START Records supplied

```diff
@@ -862,6 +948,26 @@
   hipLaunchKernelGGL(HIP_KERNEL_NAME(KERNEL), dim3(grid), dim3(BLOCK), 0, st, A.n, A.nchunks, A.chunk_desc.p, \
                      A.rowptr.p, A.col.p, A.val.p, x, y, aux, partials, sc)
 
+int g_handout_force = -1;
+int handout_mode() { return g_handout_force >= 0 ? g_handout_force : config().spmv_handout; }
+
+HandArgs hand_args(const CsrMatrix& A, int mode, bool eligible, hipStream_t st) {
+  HandArgs h{nullptr, 0, 0, nullptr};
+  const int ho = handout_mode();
+  if (!eligible || ho == 0 || (mode != 0 && mode != 8)) return h;
+  if (ho == 2) { h.rung = 1; return h; }
+  if (ctx().nranks != 1 || st != ctx().stream || !A.handout.p) return h;
+  h.heads = A.handout.p;
+  h.set = (int)(const_cast<CsrMatrix&>(A).handout_k++ & 1u);
+  return h;
+}
+
+void alloc_handout(CsrMatrix& A) {
+  A.handout.alloc(HANDOUT_WORDS);
+  A.handout.zero();
+  A.handout_k = 0;
+}
+
 template <int MODE>
 bool launch_slices(int v, const CsrMatrix& A, i64 s0, i64 ns, const double* x, double* y, const double* aux, double* partials,
                    const double* sc, int grid, int pstride, int accum, hipStream_t st, const FinArgs* fin, bool units = true) {
@@ -872,18 +978,25 @@
   const bool tiled = units && A.tiles_per_xcd > 0 && s0 == 0 && ns == A.tile_ns && (xcd_map() & 1) && grid >= 8;
   const int* tiles = tiled ? (const int*)A.tiles.p : nullptr;
   const int tpx = tiled ? A.tiles_per_xcd : 0;
-  if (xcd_map() >= 256)
+  const bool diag = xcd_map() >= 256, whole = units && s0 == 0 && ns == A.nslices && !accum;
+  const HandArgs hand = hand_args(A, MODE, whole && !tiled && !diag && (v & 4), st);
+  if (diag)
     hipLaunchKernelGGL(HIP_KERNEL_NAME(k_spmv_s<MODE, true, true>), dim3(grid), dim3(BLOCK), 0, st, ns, rec, A.pval.p,
                        A.g_rowid.p, A.g_rowptr.p, A.g_col.p, A.g_val.p, x, y, aux, partials, sc, xcd_map(), fa, pstride, accum,
-                       (const int*)A.mrec.p, nu, tiles, tpx, (const double*)A.e_val.p);
-  else if (v & 4)
+                       (const int*)A.mrec.p, nu, tiles, tpx, (const double*)A.e_val.p, hand);
+  else if (hand.heads) {
+    if constexpr (MODE == 0 || MODE == 8)
+      hipLaunchKernelGGL(HIP_KERNEL_NAME(k_spmv_s<MODE, true, false, VecF64, true>), dim3(grid), dim3(BLOCK), 0, st, ns, rec, A.pval.p,
+                         A.g_rowid.p, A.g_rowptr.p, A.g_col.p, A.g_val.p, x, y, aux, partials, sc, xcd_map(), fa, pstride, accum,
+                         (const int*)A.mrec.p, nu, tiles, tpx, (const double*)A.e_val.p, hand);
+  } else if (v & 4)
     hipLaunchKernelGGL(HIP_KERNEL_NAME(k_spmv_s<MODE, true, false>), dim3(grid), dim3(BLOCK), 0, st, ns, rec, A.pval.p,
                        A.g_rowid.p, A.g_rowptr.p, A.g_col.p, A.g_val.p, x, y, aux, partials, sc, xcd_map(), fa, pstride, accum,
-                       (const int*)A.mrec.p, nu, tiles, tpx, (const double*)A.e_val.p);
+                       (const int*)A.mrec.p, nu, tiles, tpx, (const double*)A.e_val.p, hand);
   else
     hipLaunchKernelGGL(HIP_KERNEL_NAME(k_spmv_s<MODE, false, false>), dim3(grid), dim3(BLOCK), 0, st, ns, rec, A.pval.p,
                        A.g_rowid.p, A.g_rowptr.p, A.g_col.p, A.g_val.p, x, y, aux, partials, sc, xcd_map(), fa, pstride, accum,
-                       (const int*)A.mrec.p, nu, tiles, tpx, (const double*)A.e_val.p);
+                       (const int*)A.mrec.p, nu, tiles, tpx, (const double*)A.e_val.p, hand);
   return fa.ticket != nullptr;
 }
 
@@ -906,13 +1019,52 @@
 template <class VT>
 void launch_typed(const CsrMatrix& A, const void* x, void* y, const double* sc, int grid, hipStream_t st, const FinArgs& fin) {
   const bool tiled = A.tiles_per_xcd > 0 && A.nslices == A.tile_ns && (xcd_map() & 1) && grid >= 8;
-  hipLaunchKernelGGL(HIP_KERNEL_NAME(k_spmv_s<8, true, false, VT>), dim3(grid), dim3(BLOCK), 0, st, A.nslices, (const int*)A.srec.p,
-                     (const double*)A.pval.p, (const int*)A.g_rowid.p, (const int*)A.g_rowptr.p, (const int*)A.g_col.p,
-                     (const double*)A.g_val.p, static_cast<const typename VT::TX*>(x), static_cast<typename VT::TY*>(y),
-                     (const double*)nullptr, (double*)nullptr, sc, xcd_map(), fin, grid, 0, (const int*)A.mrec.p, A.nunits,
-                     tiled ? (const int*)A.tiles.p : (const int*)nullptr, tiled ? A.tiles_per_xcd : 0, (const double*)A.e_val.p);
-}
-
+  const HandArgs hand = hand_args(A, 8, !tiled, st);
+  if (hand.heads)
+    hipLaunchKernelGGL(HIP_KERNEL_NAME(k_spmv_s<8, true, false, VT, true>), dim3(grid), dim3(BLOCK), 0, st, A.nslices, (const int*)A.srec.p,
+                       (const double*)A.pval.p, (const int*)A.g_rowid.p, (const int*)A.g_rowptr.p, (const int*)A.g_col.p,
+                       (const double*)A.g_val.p, static_cast<const typename VT::TX*>(x), static_cast<typename VT::TY*>(y),
+                       (const double*)nullptr, (double*)nullptr, sc, xcd_map(), fin, grid, 0, (const int*)A.mrec.p, A.nunits,
+                       (const int*)nullptr, 0, (const double*)A.e_val.p, hand);
+  else
+    hipLaunchKernelGGL(HIP_KERNEL_NAME(k_spmv_s<8, true, false, VT>), dim3(grid), dim3(BLOCK), 0, st, A.nslices, (const int*)A.srec.p,
+                       (const double*)A.pval.p, (const int*)A.g_rowid.p, (const int*)A.g_rowptr.p, (const int*)A.g_col.p,
+                       (const double*)A.g_val.p, static_cast<const typename VT::TX*>(x), static_cast<typename VT::TY*>(y),
+                       (const double*)nullptr, (double*)nullptr, sc, xcd_map(), fin, grid, 0, (const int*)A.mrec.p, A.nunits,
+                       tiled ? (const int*)A.tiles.p : (const int*)nullptr, tiled ? A.tiles_per_xcd : 0, (const double*)A.e_val.p, hand);
+}
+
+}
+
+void spmv_force_handout(int handout) { g_handout_force = handout; }
+
+void spmv_stamped_launches(const CsrMatrix& A, int handout, const float* x, float* y, const float* base, double pc0, double pc1,
+                           double pc2, int grid, int reps, hipStream_t st, unsigned long long* stamps) {
+  PG_REQUIRE(A.n > 0 && A.srec.p && A.handout.p && st == ctx().stream, "stamped launches: a slice image, on the library stream");
+  using VT = VecTypes<float, float, float, false>;
+  FinArgs fin{nullptr, nullptr, PH_NONE, 0, 0, nullptr};
+  fin.pc0 = pc0; fin.pc1 = pc1; fin.pc2 = pc2;
+  const int xcd = (xcd_map() & 255) | (8192 << 8);
+  for (int r = 0; r < reps; ++r) {
+    const float* xin = (r & 1) ? y : x;
+    float* yout = (r & 1) ? const_cast<float*>(x) : y;
+    fin.base = reinterpret_cast<const double*>(base);
+    HandArgs hand{nullptr, 0, handout == 2 ? 1 : 0, stamps};
+    if (handout == 1) {
+      hand.heads = A.handout.p;
+      hand.set = (int)(const_cast<CsrMatrix&>(A).handout_k++ & 1u);
+      hipLaunchKernelGGL(HIP_KERNEL_NAME(k_spmv_s<8, true, true, VT, true>), dim3(grid), dim3(BLOCK), 0, st, A.nslices, (const int*)A.srec.p,
+                         (const double*)A.pval.p, (const int*)A.g_rowid.p, (const int*)A.g_rowptr.p, (const int*)A.g_col.p,
+                         (const double*)A.g_val.p, xin, yout, (const double*)nullptr, (double*)nullptr, (const double*)nullptr, xcd, fin, grid, 0,
+                         (const int*)A.mrec.p, A.nunits, (const int*)nullptr, 0, (const double*)A.e_val.p, hand);
+    } else {
+      hipLaunchKernelGGL(HIP_KERNEL_NAME(k_spmv_s<8, true, true, VT, false>), dim3(grid), dim3(BLOCK), 0, st, A.nslices, (const int*)A.srec.p,
+                         (const double*)A.pval.p, (const int*)A.g_rowid.p, (const int*)A.g_rowptr.p, (const int*)A.g_col.p,
+                         (const double*)A.g_val.p, xin, yout, (const double*)nullptr, (double*)nullptr, (const double*)nullptr, xcd, fin, grid, 0,
+                         (const int*)A.mrec.p, A.nunits, (const int*)nullptr, 0, (const double*)A.e_val.p, hand);
+    }
+  }
+  PG_HIP(hipGetLastError());
 }
 
 bool spmv_supports_typed_chain() { return (variant() & 64) != 0 && (variant() & 4) != 0 && xcd_map() < 256; }
@@ -1337,6 +1489,7 @@
   }
   A.srec.alloc((i64)sd.size());
   A.srec.upload(sd.data(), (i64)sd.size());
+  alloc_handout(A);
   if (A.nslices > 0) {
     hipLaunchKernelGGL(k_fill_records, dim3(grid_for(A.nslices, 256)), dim3(256), 0, st, A.nslices, A.srec.p, A.rowptr.p, A.col.p,
                        A.val.p);
@@ -1455,6 +1608,7 @@
     hipLaunchKernelGGL(k_fill_edges, dim3(grid_for(A.rows_e, 256)), dim3(256), 0, st, A.rows_e, (const int*)A.e_meta.p, A.rowptr.p,
                        A.val.p, A.e_val.p);
   clone_buf(A.srec, T.srec, st);
+  alloc_handout(A);
   clone_buf(A.g_rowid, T.g_rowid, st);
   clone_buf(A.g_rowptr, T.g_rowptr, st);
   A.pval.alloc(A.nnz_p + 8);
diff --git a/penguin/jl_amd/csrc/pg_system.h b/penguin/jl_amd/csrc/pg_system.h
--- a/penguin/jl_amd/csrc/pg_system.h
+++ b/penguin/jl_amd/csrc/pg_system.h
@@ -54,6 +54,8 @@
   DevBuf<int> tiles;
   int tiles_per_xcd = 0;
   i64 tile_ns = 0;
+  DevBuf<unsigned> handout;
+  unsigned handout_k = 0;
   const int* geo_cell = nullptr;
   const int* geo_map = nullptr;
   i64 geo_ext0 = 0, geo_lines = 0;
```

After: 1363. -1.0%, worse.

END Records supplied

◆ **Work order**
Filter the listing above, keeping only the lines with "whole".

◆ **Output below**
+  const bool diag = xcd_map() >= 256, whole = units && s0 == 0 && ns == A.nslices && !accum;
+  const HandArgs hand = hand_args(A, MODE, whole && !tiled && !diag && (v & 4), st);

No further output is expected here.